0
votes

I have another solution, but I prefer to use PySpark 2.3 to do it.

I have a two dimensional PySpark data frame like this:

Date       | ID
---------- | ----
08/31/2018 | 10
09/31/2018 | 10
09/01/2018 | null
09/01/2018 | null
09/01/2018 | 12

I wanted to replace ID null values by looking for the closest in the past, or if that value is null, by looking forward (and if it is again null, set a default value)

I have imagined adding a new column with .withColumn and use a UDF function which will query the data frame itself.

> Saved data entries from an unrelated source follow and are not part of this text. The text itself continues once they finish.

__device__ __forceinline__ unsigned int claim(unsigned long long *keys, unsigned int *minidx, int shift, unsigned int mask, const V3 &p, double vs,
                                              unsigned int index, DevStatus *st) {
    const int kx = vox_index(p.x, vs), ky = vox_index(p.y, vs), kz = vox_index(p.z, vs);
    if (!key_in_range(kx, ky, kz)) { st->key_range = 1; return PEND_NONE; }
    const unsigned long long key = pack_key(kx, ky, kz);
    unsigned int s = slot_of(key, shift);
    for (unsigned int probes = 0; probes <= mask; ++probes) {
        const unsigned long long cur = atomicCAS(&keys[s], KEY_EMPTY, key);
        if (cur == KEY_EMPTY || cur == key) { atomicMin(&minidx[s], index); return s; }
        s = (s + 1) & mask;
    }
    st->table_full = 1;
    return PEND_NONE;
}

__device__ __forceinline__ int block_exclusive_scan_count(int c, int *total, int *warp_sums ) {
    const int lane = threadIdx.x & 31, warp = threadIdx.x >> 5;
    int incl = c;
#pragma unroll
    for (int o = 1; o < 32; o <<= 1) { const int t = __shfl_up_sync(0xFFFFFFFFu, incl, o); if (lane >= o) incl += t; }
    if (lane == 31) warp_sums[warp] = incl;
    __syncthreads();
    if (warp == 0) {
        const int nw = (blockDim.x + 31) >> 5;
        const int v = lane < nw ? warp_sums[lane] : 0;
        int wi = v;
#pragma unroll
        for (int o = 1; o < 32; o <<= 1) { const int t = __shfl_up_sync(0xFFFFFFFFu, wi, o); if (lane >= o) wi += t; }
        warp_sums[lane] = wi - v;
        if (lane == 31) *total = wi;
    }
    __syncthreads();
    return warp_sums[warp] + incl - c;
}

template <int BLOCK>
__device__ __forceinline__ int tile_base(const unsigned long long *words, int tile, unsigned int epoch, int *ws ) {
    int part = 0;
    for (int b = threadIdx.x; b < tile; b += BLOCK) {
        unsigned long long w;
        do {
            asm volatile("ld.relaxed.gpu.global.u64 %0, [%1];" : "=l"(w) : "l"(words + b) : "memory");
        } while ((unsigned int)(w >> 32) != epoch);
        part += (int)(unsigned int)w;
    }
#pragma unroll
    for (int o = 16; o > 0; o >>= 1) part += __shfl_down_sync(0xFFFFFFFFu, part, o);
    __syncthreads();
    if ((threadIdx.x & 31) == 0) ws[threadIdx.x >> 5] = part;
    __syncthreads();
    int v = 0;
#pragma unroll
    for (int w = 0; w < BLOCK / 32; ++w) v += ws[w];
    __syncthreads();
    return v;
}
__device__ __forceinline__ void tile_publish(unsigned long long *word, unsigned int epoch, int count) {
    asm volatile("st.relaxed.gpu.global.u64 [%0], %1;" ::"l"(word), "l"(((unsigned long long)epoch << 32) | (unsigned int)count) : "memory");
}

Something like that in pseudo code (not perfect but it is the main idea):

from pyspark.sql.types import StringType
from pyspark.sql.functions import udf

def return_value(value,date):

    if value is not null:
        return val

    value1 = df.filter(df['date']<= date).select(df['value']).collect()

    if (value1)[0][0] is not null:
        return (value1)[0][0]

    value2 = df.filter(tdf['date']>= date).select(df['value']).collect()
        return (value2)[0][0]


value_udf = udf(return_value,StringType())
new_df = tr.withColumn("new_value", value_udf(df.value,df.date))

But it does not work. Am I completely on the wrong way to do it? Is it only possible to query a Spark data frame in a UDF function? Did I miss an easier solution?

1
In your example you have 3 rows with the same date, 2 of which with nulls. What is the expected result You are trying to get in this exact case? Do you want to get 10 from 09/31/2018 row for both nulls OR do You want to get it only for the first null and 12 (from last row) for the second null record? looking at Your pandas code I assume the former.Tetlanesh

1 Answers

-1
votes

Create new dataframe that have one column - unique list of all dates:

datesDF = yourDF.select('Date').distinct()

Create another one that will consist of dates and ID's but only ones where there is no nulls. And also lets keep only first (whatever will be first) occurrence of ID for each date (judging from your example you can have multiple rows per date)

noNullsDF = yourDF.dropna().dropDuplicates(subset='Date')

Lets now join those two so that we have list of all dates with whatever value we have for it (or null)

joinedDF = datesDF.join(noNullsDF, 'Date', 'left')

Now for every date get the value of ID from previous date and next date using window functions and also lets rename our ID column so later there will be less problems with join:

from pyspark.sql.window import Window
from pyspark.sql import functions as f
w = Window.orderBy('Date')

joinedDF = joinedDF.withColumn('previousID',f.lag('ID').over(w)) 
                   .withColumn('nextID',f.lead('ID').over(w))
                   .withColumnRenamed('ID','newID') 

Now lets join it back to our original Dataframe by date

yourDF = yourDF.join(joinedDF, 'Date', 'left')

Now our Dataframe have 4 ID columns:

  1. original ID
  2. newID - ID of any non-null value of given date if any or null
  3. previousID - ID from previous date (non null if any or null)
  4. nextID - ID from next date (non null if any or null)

Now we need to combine them into finalID in order:

  1. original value if not null
  2. value for current date if any non nulls present (it's in contrast with your question but you pandas code suggest you go <= on date checking) if result is not null
  3. value for previous date if its not null
  4. value for next date if its not null
  5. some default value

We do it's simply by coalescing:

default = 0
finalDF = yourDF.select('Date', 
                        'ID',
                        f.coalesce('ID',
                                   'newID',
                                   'previousID',
                                   'nextID',
                                   f.lit(default)).alias('finalID')
                       )